Although many BI solutions are built around a complete suite or ‘stack’ consisting of a database, an ETL tool, a reporting and analysis tool and sometimes even data mining and statistical analysis tools, there is one toolset available that takes a little different approach. The idea behind this toolset is the fact that the most widely adopted tool for analysis and reporting is of course Excel! But as great and powerful it is, Excel has a couple of serious drawbacks too. The biggest drawbacks are the lack of a high performance centralized data store, limited security options and cumbersome version management. So what if there would be a tool that lets you use Excel as a budgeting, analysis and forecasting front end and at the same time takes care of the drawbacks of Excel? That’s exactly what Jedox Palo does. Palo (OLAP spelled backwards) offers an in memory multidimensional database on the server side, complemented with client tools for building databases, develop models and manage security. These client tools are all part of an Excel (or OpenOffice) add-in, resulting in a complete spreadsheet based BI solution. Getting data into the database can be done directly by entering it via a spreadsheet, or by loading it using PaloETL, the custom ETL solution developed by Jedox. The crown jewel of the suite is the Worksheet Server, which is capable of turning a PC based Excel spreadsheet into a powerful multi-user web application with all the bells and whistles of the original local spreadsheet.

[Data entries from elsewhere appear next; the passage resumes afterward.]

extern "C"
{
  int limg_hip_host_blocked_matches(int channels, const limg_hip_block_record *pSeed, const limg_hip_block_record *pCandidate)
  {
    if (!pSeed || !pCandidate || (channels != 3 && channels != 4)) return -1;
    return blocked_matches_host(channels, *pSeed, *pCandidate) ? 1 : 0;
  }

  limg_hip_result limg_hip_host_blocked_merge(const limg_hip_block_record *pFits, const uint64_t *pMatchBits, size_t blocksX, size_t blocksY, int channels, limg_hip_region *pRegions,
                                              size_t capacity, size_t *pCount)
  {
    if (!pFits || !pCount) return limg_hip_error_ArgumentNull;
    if (blocksX == 0 || blocksY == 0 || blocksX > 0x0FFFFFFFull || blocksY > 0x0FFFFFFFull || (channels != 3 && channels != 4)) return limg_hip_error_InvalidParameter;
    std::vector<HostRegion> regs;
    std::vector<uint8_t> flags;
    if (pMatchBits)
    {
      flags.resize(blocksX * blocksY + 16);
      for (size_t i = 0; i < blocksX * blocksY; i++)
      {
        const uint64_t *w = pMatchBits + i * kMatchWords;
        auto bit = [&](int dx, int dy) -> unsigned { const int cell = (dy + kMatchLo) * kMatchSide + dx + kMatchLo; return (unsigned)(w[cell >> 6] >> (cell & 63)) & 1u; };
        const unsigned all8 = bit(1, 0) & bit(2, 0) & bit(0, 1) & bit(1, 1) & bit(2, 1) & bit(0, 2) & bit(1, 2) & bit(2, 2);
        flags[i] = (uint8_t)(all8 | ((bit(1, 0) | bit(0, 1)) << 1));
      }
    }
    blocked_merge(pFits, (const unsigned long long *)pMatchBits, (uint32_t)blocksX, (uint32_t)blocksY, channels, regs, nullptr, nullptr, pMatchBits ? flags.data() : nullptr);
    *pCount = copy_regions(regs, pRegions, capacity);
    return limg_hip_success;
  }

  size_t limg_hip_host_blocked_match_words(void) { return kMatchWords; }

  limg_hip_result limg_hip_host_blocked_match_bits(const limg_hip_block_record *pFits, size_t blocksX, size_t blocksY, int channels, uint64_t *pMatchBits)
  {
    if (!pFits || !pMatchBits) return limg_hip_error_ArgumentNull;
    if (channels != 3 && channels != 4) return limg_hip_error_InvalidParameter;
    for (size_t sy = 0; sy < blocksY; sy++)
      for (size_t sx = 0; sx < blocksX; sx++)
      {
        uint64_t *w = pMatchBits + (sy * blocksX + sx) * kMatchWords;
        for (int i = 0; i < kMatchWords; i++) w[i] = 0;
        for (int cell = 0; cell < kMatchCells; cell++)
        {
          const long dy = cell / kMatchSide - kMatchLo, dx = cell % kMatchSide - kMatchLo;
          const long cx = (long)sx + dx, cy = (long)sy + dy;
          if ((dx | dy) == 0 || cx < 0 || cy < 0 || cx >= (long)blocksX || cy >= (long)blocksY) continue;
          if (blocked_matches_host(channels, pFits[sy * blocksX + sx], pFits[(size_t)cy * blocksX + cx])) w[cell >> 6] |= 1ull << (cell & 63);
        }
      }
    return limg_hip_success;
  }

  limg_hip_result limg_hip_blocked_encode3d_device(limg_hip_context *c, const uint32_t *pIn, size_t sizeX, size_t sizeY, int hasAlpha, const limg_hip_blocked_encode3d_info *pInfo,
                                                   uint32_t errorFactor, int fastBitCrushing, void *stream)
  {
    if (!c || !pIn || !pInfo || !has_written_planes(*pInfo)) return limg_hip_error_ArgumentNull;
    return blocked_encode_device(c, pIn, sizeX, sizeY, hasAlpha, pInfo, errorFactor, fastBitCrushing, (hipStream_t)stream);
  }
}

It should be clear by now that open source BI is here to stay; there are many good products to choose from, support is generally excellent and most of the solutions mentioned in this article are easy to set up and use. Many organizations are able to save costs by implementing or switching to open source solutions, but what might be even more important: open source also means that the software can be tailored to exactly meet the requirements of an organization.